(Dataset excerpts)
--------------------
static size_t carve_blob(gww_encoder* e, char* blob) {
  const size_t d = e->cfg.d_model, F = e->cfg.ffn, T = e->cfg.t_in / 2, Kc1 = conv1_kpad(e->cfg.n_mels);
  const uintptr_t base = (uintptr_t)blob;
  Arena a;
  auto put = [&](auto*& p, size_t bytes) { p = (decltype(+p))(base + a.take(bytes)); };
  put(e->c1w, d * Kc1 * 2);
  put(e->c2w, (d + 255) / 256 * 256 * 3 * d * 2);
  put(e->c1w32, d * Kc1 * 4);
  put(e->c2w32, d * 3 * d * 4);
  put(e->c1wT, d * Kc1 * 2);
  put(e->c2wT, d * 3 * d * 2);
  put(e->c1b, d * 4);
// ... 127 lines not shown
    GWW_HIP(hipMemcpyAsync(e->pos, g->pos, (size_t)T * d * 4, hipMemcpyDeviceToDevice, s));
    if (T > kStemTt) {
      GWW_HIP(hipMemcpyAsync(e->pos_c, g->pos, (size_t)(kStemTt - 2) * d * 4, hipMemcpyDeviceToDevice, s));
      GWW_HIP(hipMemsetAsync(e->pos_c + (size_t)(kStemTt - 2) * d, 0, (size_t)d * 4, s));
      GWW_HIP(hipMemcpyAsync(e->pos_c + (size_t)(kStemTt - 1) * d, g->pos + (size_t)(T - 1) * d, (size_t)d * 4,
                             hipMemcpyDeviceToDevice, s));
    }
    GWW_TRY(pb.copy(g->ln_w, e->lnw, d, 1.f));
    GWW_TRY(pb.copy(g->ln_b, e->lnb, d, 1.f));
  }
  for (int i = 0; i < n_layers; ++i) {
    const unsigned m = dirty ? dirty[i] : 15u;
    if (!m) continue;
    const gww_enc_layer& L = layers[i];
    LayerW& w = e->layers[i];
    const size_t dd = (size_t)d * d;
    if (m & 1u) {
      GWW_REQUIRE(L.ln1_w && L.ln1_b && L.q_w && L.q_b && L.k_w && L.v_w && L.v_b,
                  "gww_encoder_set_weights: NULL attention weight in layer %d", i);
      const float qs16 = attention_log2q_enabled() ? qs * 1.44269504088896340736f : qs;
      GWW_TRY(pb.pack(L.q_w, w.wqkv, 1, d, d, 1, d, qs16));
      GWW_TRY(pb.pack(L.q_w, w.wqkv32, 0, d, d, 1, d, qs));
      GWW_TRY(pack(L.k_w, w.wqkv + dd, w.wqkv32 + dd, d, d, 1, d, 1.f));
      GWW_TRY(pack(L.v_w, w.wqkv + 2 * dd, w.wqkv32 + 2 * dd, d, d, 1, d, 1.f));
      GWW_TRY(pb.copy(L.q_b, w.bqkv, d, qs));
      GWW_TRY(pb.copy(nullptr, w.bqkv + d, d, 0.f));
      GWW_TRY(pb.copy(L.v_b, w.bqkv + 2 * d, d, 1.f));
      GWW_TRY(pb.copy(L.q_b, w.bqkv16, d, qs16));
      GWW_TRY(pb.copy(nullptr, w.bqkv16 + d, d, 0.f));
      GWW_TRY(pb.copy(L.v_b, w.bqkv16 + 2 * d, d, 1.f));
      GWW_TRY(pb.copy(L.ln1_w, w.ln1w, d, 1.f));
      GWW_TRY(pb.copy(L.ln1_b, w.ln1b, d, 1.f));
      GWW_TRY(pb.ln_fold(L.q_w, L.ln1_w, L.ln1_b, L.q_b, qs16, d, d, w.wqkv_ln, w.uqkv, w.cbqkv));
      GWW_TRY(pb.ln_fold(L.k_w, L.ln1_w, L.ln1_b, nullptr, 1.f, d, d, w.wqkv_ln + dd, w.uqkv + d, w.cbqkv + d));
      GWW_TRY(pb.ln_fold(L.v_w, L.ln1_w, L.ln1_b, L.v_b, 1.f, d, d, w.wqkv_ln + 2 * dd, w.uqkv + 2 * d,
                             w.cbqkv + 2 * d));
      GWW_TRY(pt.transpose(w.wqkv, w.wqkvT, 3 * d, d));
    }
    if (m & 2u) {
      GWW_REQUIRE(L.o_w && L.o_b, "gww_encoder_set_weights: NULL out_proj weight in layer %d", i);
      GWW_TRY(pack(L.o_w, w.wo, w.wo32, d, d, 1, d, 1.f));
      GWW_TRY(pb.copy(L.o_b, w.bo, d, 1.f));
      GWW_TRY(pt.transpose(w.wo, w.woT, d, d));
    }
    if (m & 4u) {
      GWW_REQUIRE(L.ln2_w && L.ln2_b && L.fc1_w && L.fc1_b, "gww_encoder_set_weights: NULL fc1 weight in layer %d", i);
      GWW_TRY(pack(L.fc1_w, w.w1, w.w132, F, d, 1, d, 1.f));
      GWW_TRY(pb.copy(L.fc1_b, w.b1, F, 1.f));
      GWW_TRY(pb.copy(L.ln2_w, w.ln2w, d, 1.f));
      GWW_TRY(pb.copy(L.ln2_b, w.ln2b, d, 1.f));
      GWW_TRY(pb.ln_fold(L.fc1_w, L.ln2_w, L.ln2_b, L.fc1_b, 1.f, F, d, w.w1_ln, w.u1, w.cb1));
      GWW_TRY(pt.transpose(w.w1, w.w1T, F, d));
    }
    if (m & 8u) {
      GWW_REQUIRE(L.fc2_w && L.fc2_b, "gww_encoder_set_weights: NULL fc2 weight in layer %d", i);
      GWW_TRY(pack(L.fc2_w, w.w2, w.w232, d, F, 1, F, 1.f));
      GWW_TRY(pb.copy(L.fc2_b, w.b2, d, 1.f));
      GWW_TRY(pt.transpose(w.w2, w.w2T, d, F));
    }
  }
  GWW_TRY(pb.flush());
  GWW_TRY(pt.flush());
  if (mlp_fused_supported(d, F)) {
    for (int i = 0; i < n_layers; ++i) {
      const unsigned m = dirty ? dirty[i] : 15u, mn = i + 1 < n_layers ? (dirty ? dirty[i + 1] : 15u) : 0u;
      if (!(m & 14u) && !(mn & 1u)) continue;
      LayerW& w = e->layers[i];
      const void* wq_next = i + 1 < n_layers ? e->layers[i + 1].wqkv_ln : nullptr;
      const bool plain_stream = (generic_path_mask() & (GP_QKV | GP_OUT_PROJ)) != 0;
      if (plain_stream && ((m & 12u) || (mn & 1u))) GWW_TRY(launch_mlp_pack(w.w1_ln, w.w2, wq_next, w.wmlp, d, F, 3 * d, s));
      GWW_TRY(launch_mlp_pack(w.w1_ln, w.w2, wq_next, w.wmlp_op, d, F, 3 * d, s, w.wo));
    }
    if (!dirty || (dirty[0] & 1u))
      GWW_TRY(launch_mlp_pack(nullptr, nullptr, e->layers[0].wqkv_ln, e->layers[0].wqkv_st, d, 0, 3 * d, s));
  }
  return GWW_OK;
}

extern "C" int gww_encoder_set_weights(gww_encoder* e, const gww_enc_globals* g, const gww_enc_layer* layers,
                                       int n_layers, void* stream) {
  GWW_REQUIRE(e && g && layers, "gww_encoder_set_weights: NULL argument");
  GWW_REQUIRE(n_layers == e->cfg.n_layers, "gww_encoder_set_weights: got %d layers, handle has %d", n_layers,
              e->cfg.n_layers);
  GWW_TRY(pack_weights(e, g, layers, n_layers, nullptr, (hipStream_t)stream));
  e->ready = true;
  return GWW_OK;
}

extern "C" int gww_encoder_update_weights(gww_encoder* e, const gww_enc_globals* globals_or_null,
                                          const gww_enc_layer* layers, int n_layers, const unsigned* layer_dirty,
                                          void* stream) {
  GWW_REQUIRE(e && layers && layer_dirty, "gww_encoder_update_weights: NULL argument");
  GWW_REQUIRE(n_layers == e->cfg.n_layers, "gww_encoder_update_weights: got %d layers, handle has %d", n_layers,
              e->cfg.n_layers);
  if (!e->ready) return fail(GWW_ERR_STATE, "gww_encoder_update_weights: call gww_encoder_set_weights first");
  return pack_weights(e, globals_or_null, layers, n_layers, layer_dirty, (hipStream_t)stream);
}

namespace {
struct WsLayout {
  size_t melT, c1, x, x2, h, d2, qkv, ctx, f1, total;
};
WsLayout ws_layout(const gww_enc_cfg& c, int B, int precision) {
  const size_t es = precision == GWW_PREC_BF16 ? 2 : 4;
  const size_t d = c.d_model, F = c.ffn, Tin = c.t_in, T = c.t_in / 2, C = c.n_mels, Kc1 = conv1_kpad(c.n_mels);
  WsLayout w{};
  Arena a;
  const size_t Mp = padded_rows((size_t)B * T);
  w.melT = a.take(((size_t)B * (Tin + 2) * C + Kc1) * es);
  w.c1 = a.take((((size_t)B * (Tin + 2) + 255) / 256 * 256 + 520) * d * es);
  w.x = a.take(Mp * d * 4);
  w.x2 = a.take(Mp * d * 4);
  w.h = a.take(Mp * d * es);
  w.d2 = a.take(Mp * d * es);
  w.qkv = a.take(Mp * 3 * d * es);
  w.ctx = a.take(Mp * d * es);
  w.f1 = a.take(Mp * F * es);
  w.total = a.total();
  return w;
}

struct StemTailLayout {
  size_t c1s, xs, tr, dump, total;
};
StemTailLayout stem_tail_layout(int B, int d) {
  StemTailLayout t{};
  Arena a;
  t.c1s = a.take((((size_t)B * (kStemTc + 2) + 255) / 256 * 256 + 520) * d * 2);
  t.xs = a.take((size_t)B * kStemTt * d * 4);
  t.tr = a.take((size_t)B * d * 4);
  t.dump = a.take((size_t)d * 4);
  t.total = a.total();
  return t;
}

enum Conv1Kind { CONV1_DIRECT, CONV1_ASTAT, CONV1_GENERIC };
enum Conv2Kind { CONV2_V4, CONV2_FULLN, CONV2_GENERIC };
struct FwdWants {
  bool last_hidden, last_token, hidden_slab, attn_slab;
};
struct FwdPlan {
  Conv1Kind conv1;
  Conv2Kind conv2;
  bool shortcut;
  bool x0_layer0;
  bool astat;
  bool mlp_fused;
  bool fuse_qkv;
  bool lnqkv0;
  bool op;
  bool fuse_final;
  bool pooled;
  bool q_log2;
};
FwdPlan plan_forward(const gww_encoder* e, int batch, int precision, FwdWants want) {
  const gww_enc_cfg& c = e->cfg;
  const int m = generic_path_mask(), d = c.d_model, F = c.ffn, T = c.t_in / 2;
  const bool bf = precision == GWW_PREC_BF16;
  FwdPlan p{};
  p.conv1 = !bf || (m & GP_CONV1) ? CONV1_GENERIC
            : conv1_mel_supported(c.n_mels, d, conv1_kpad(c.n_mels)) ? CONV1_DIRECT : d % 128 == 0 ? CONV1_ASTAT : CONV1_GENERIC;
  p.conv2 = bf && d % 128 == 0 && d <= 3072 && !(m & GP_CONV2) ? CONV2_V4
            : bf && (d == 384 || d == 512) && !(m & GP_CONV2_FULLN) ? CONV2_FULLN : CONV2_GENERIC;
  const auto x2_bytes = [&] { const WsLayout w = ws_layout(c, batch, precision); return w.h - w.x2; };
  p.shortcut = p.conv1 == CONV1_DIRECT && p.conv2 == CONV2_V4 && e->stem_shortcut && batch > 0 && !(m & GP_STEM_SHORTCUT) &&
               stem_tail_supported(c.t_in, d) && stem_tail_layout(batch, d).total <= x2_bytes();
  p.astat = bf && (d == 384 || (d == 512 && (m & GP_ASTAT_512))) && F % 128 == 0 && !(m & GP_LAYER_GEMMS);
  p.mlp_fused = p.astat && mlp_fused_supported(d, F) && !(m & GP_MLP);
  p.fuse_qkv = p.mlp_fused && !(m & GP_QKV);
  p.lnqkv0 = p.fuse_qkv && !(m & GP_LNQKV0);
  p.op = p.fuse_qkv && !(m & GP_OUT_PROJ);
  p.fuse_final = p.op && want.last_hidden && !(m & GP_FINAL_LN);
  p.pooled = bf && !want.last_hidden && want.last_token && T >= 3 && !(m & GP_POOLED) && !want.hidden_slab && !want.attn_slab;
  p.x0_layer0 = p.shortcut && p.lnqkv0 && p.op && !want.hidden_slab && c.n_layers > 1;
  p.q_log2 = attention_log2q_enabled();
  return p;
}
}

constexpr int kSplitMin = 32;

static bool use_split(const gww_encoder* e, int batch) { return e->split && batch >= 2 * kSplitMin; }

extern "C" size_t gww_encoder_workspace_bytes(const gww_encoder* e, int batch, int precision) {
  if (!e || batch <= 0) return 0;
  if (use_split(e, batch)) {
    const int b0 = batch / 2;
    return ws_layout(e->cfg, b0, precision).total + ws_layout(e->cfg, batch - b0, precision).total;
  }
  return ws_layout(e->cfg, batch, precision).total;
}

extern "C" int gww_encoder_set_stem_shortcut(gww_encoder* e, int on) {
  GWW_REQUIRE(e != nullptr, "gww_encoder_set_stem_shortcut: NULL handle");
  e->stem_shortcut = on != 0;
  return GWW_OK;
}

extern "C" int gww_encoder_stem_shortcut_flags(const gww_encoder* e, int batch, int precision, const void* workspace,
                                               int* flags) {
  GWW_REQUIRE(e && workspace && flags, "gww_encoder_stem_shortcut_flags: NULL argument");
  GWW_REQUIRE(batch > 0 && (precision == GWW_PREC_BF16 || precision == GWW_PREC_F32),
              "gww_encoder_stem_shortcut_flags: bad batch %d / precision %d", batch, precision);
  flags[0] = flags[1] = -1;
  const bool split = use_split(e, batch);
  const int b[2] = {split ? batch / 2 : batch, split ? batch - batch / 2 : 0};
  size_t off = 0;
  for (int i = 0; i < 2 && b[i] > 0; ++i) {
    const WsLayout w = ws_layout(e->cfg, b[i], precision);
    if (plan_forward(e, b[i], precision, FwdWants{}).shortcut)
      GWW_HIP(hipMemcpy(&flags[i], (const char*)workspace + off + w.melT, sizeof(int), hipMemcpyDeviceToHost));
    off += w.total;
  }
  return GWW_OK;
}

extern "C" int gww_encoder_set_split(gww_encoder* e, int on) {
  GWW_REQUIRE(e != nullptr, "gww_encoder_set_split: NULL handle");
  if (on && !e->s2[0]) {
    for (int i = 0; i < 2; ++i) {
      GWW_HIP(hipStreamCreateWithFlags(&e->s2[i], hipStreamNonBlocking));
      GWW_HIP(hipEventCreateWithFlags(&e->ev_join[i], hipEventDisableTiming));
    }
    GWW_HIP(hipEventCreateWithFlags(&e->ev_fork, hipEventDisableTiming));
    GWW_HIP(hipEventCreateWithFlags(&e->ev_skew, hipEventDisableTiming));
  }
  e->split = on ? 1 : 0;
  return GWW_OK;
}

struct Tracer {
  gww_encoder* e;
  hipStream_t s;
  int begin(int cls) {
    if (!e->trace) return GWW_OK;
    TraceSpan sp{cls, nullptr, nullptr};
    for (hipEvent_t* ev : {&sp.a, &sp.b}) {
      if (!e->pool.empty()) { *ev = e->pool.back(); e->pool.pop_back(); }
      else GWW_HIP(hipEventCreate(ev));
    }
    GWW_HIP(hipEventRecord(sp.a, s));
    e->spans.push_back(sp);
    return GWW_OK;
  }
  int end() {
    if (!e->trace) return GWW_OK;
    GWW_HIP(hipEventRecord(e->spans.back().b, s));
    return GWW_OK;
  }
};
#define TR(cls, expr)        \
  do {                       \
    GWW_TRY(tr.begin(cls));  \
    GWW_TRY(expr);           \
    GWW_TRY(tr.end());       \
  } while (0)

struct Fwd {
  gww_encoder* e;
  FwdPlan p;
  Tracer tr;
  hipStream_t s;
  bool bf;
  int B, d, F, T, H, n_layers;
  long M;
  void *melT, *c1, *h, *d2, *qkv, *ctx, *f1;
  float *x, *x2;
  int* st_flag;
  void* c1s;
  float *xs, *st_tr, *st_dump;
  MfX0 x0;
  float *last_hidden, *last_token, *hidden_slab, *attn_slab;
  size_t hs_stride, as_stride;
  hipEvent_t skew_event;

  int gemm(const void* A, long lda, const void* W16, const float* W32, const float* bias, const float* resid, const float* pos,
           void* Cout, long Mr, int N, int K, int epi, int rpb) const {
    return bf ? launch_gemm_bf16(A, lda, W16, bias, resid, pos, Cout, Mr, N, K, epi, rpb, s, 1)
              : launch_gemm_f32((const float*)A, lda, W32, bias, resid, pos, (float*)Cout, Mr, N, K, epi, rpb, s);
  }
  int tap_hidden(int l, const float* src) const {
    if (hidden_slab)
      GWW_HIP(hipMemcpyAsync(hidden_slab + (size_t)l * hs_stride, src, (size_t)M * d * 4, hipMemcpyDeviceToDevice, s));
    return GWW_OK;
  }
  int tap_attn(int l) const {
    if (attn_slab) GWW_TRY(launch_attention_probs(qkv, bf, bf && p.q_log2, attn_slab + (size_t)l * as_stride, B, T, H, s));
    return GWW_OK;
  }
  int tap_final() const {
    float* dst = hidden_slab ? hidden_slab + (size_t)n_layers * hs_stride : nullptr;
    if (dst && dst != last_hidden)
      GWW_HIP(hipMemcpyAsync(dst, last_hidden, (size_t)M * d * 4, hipMemcpyDeviceToDevice, s));
    return GWW_OK;
  }
  int stem(const float* mel);
  int walk_astat();
  int walk_generic();
  int pooled_last_layer(const LayerW& L, const float* x, float* rows, void* hb);
  int final_layernorm(const float* xc, const void* pending);
};

int Fwd::stem(const float* mel) {
  const int Tin = e->cfg.t_in, C = e->cfg.n_mels, Kc1 = conv1_kpad(C);
  const size_t es = bf ? 2 : 4;
  auto conv1_direct = [&]() -> int {
    if (p.shortcut) {
      GWW_TRY(launch_stem_detect(mel, st_flag, (long)B * C, Tin, s));
      GWW_TRY(launch_conv1_mel(mel, e->c1w, e->c1b, c1s, B, kStemTc, d, s, Tin, st_flag, 1));
    }
    return launch_conv1_mel(mel, e->c1w, e->c1b, c1, B, Tin, d, s, 0, p.shortcut ? st_flag : nullptr, 0);
  };
  auto conv2_v4 = [&]() -> int {
    const int Np = (d + 255) / 256 * 256;
    if (p.shortcut) {
      GWW_TRY(launch_gemm_bf16_v4(c1s, 2L * d, e->c2w, e->c2b, nullptr, xs, (long)B * (kStemTt + 1), Np, 3 * d, EPI_CONV2, s, 0,
                                  e->pos_c, kStemTt + 1, d, st_dump, st_flag, 1, st_tr, kStemTt - 2));
      if (!p.x0_layer0) GWW_TRY(launch_stem_fill(xs, st_tr, e->pos, x, st_flag, B, T, d, s));
    }
    return launch_gemm_bf16_v4(c1, 2L * d, e->c2w, e->c2b, nullptr, x, (long)B * (T + 1), Np, 3 * d, EPI_CONV2, s, 0, e->pos,
                               T + 1, d, x + (((size_t)B * T + 255) / 256 * 256) * d, p.shortcut ? st_flag : nullptr, 0);
  };
  if (p.conv1 != CONV1_DIRECT) {
    TR(TR_MEL, launch_mel_to_tokens(mel, melT, bf ? 1 : 0, B, C, Tin, s));
    GWW_HIP(hipMemsetAsync((char*)melT + (size_t)B * (Tin + 2) * C * es, 0, Kc1 * es, s));
    GWW_HIP(hipMemsetAsync(c1, 0, (size_t)d * es, s));
  }
  if (p.conv1 == CONV1_DIRECT)
    TR(TR_CONV1, conv1_direct());
  else if (p.conv1 == CONV1_ASTAT)
    TR(TR_CONV1, launch_gemm_astat(melT, C, nullptr, nullptr, nullptr, nullptr, e->c1w, e->c1b, c1,
                                   (long)B * (Tin + 2), d, Kc1, EPI_CONV1, Tin + 2, s));
  else
    TR(TR_CONV1, gemm(melT, C, e->c1w, e->c1w32, e->c1b, nullptr, nullptr, c1, (long)B * (Tin + 2), d, Kc1,
                      EPI_CONV1, Tin + 2));
  if (p.conv2 == CONV2_V4)
    TR(TR_CONV2, conv2_v4());
  else if (p.conv2 == CONV2_FULLN)
    TR(TR_CONV2, launch_gemm_fulln(c1, 2L * d, e->c2w, e->c2b, e->pos, x, (long)B * (T + 1), d, 3 * d, EPI_CONV2, T + 1, s));
  else
    TR(TR_CONV2, gemm(c1, 2L * d, e->c2w, e->c2w32, e->c2b, nullptr, e->pos, x, (long)B * (T + 1), d, 3 * d, EPI_CONV2,
                      T + 1));
  return GWW_OK;
}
--------------------
What the exercise asks
Given the records above, return exactly the lines starting at the line containing "w.c1 = a.take((((size_t)B" and ending at the line containing "w.ctx = a.take(Mp * d * es);", including both.

Response for this exercise
  w.c1 = a.take((((size_t)B * (Tin + 2) + 255) / 256 * 256 + 520) * d * es);
  w.x = a.take(Mp * d * 4);
  w.x2 = a.take(Mp * d * 4);
  w.h = a.take(Mp * d * es);
  w.d2 = a.take(Mp * d * es);
  w.qkv = a.take(Mp * 3 * d * es);
  w.ctx = a.take(Mp * d * es);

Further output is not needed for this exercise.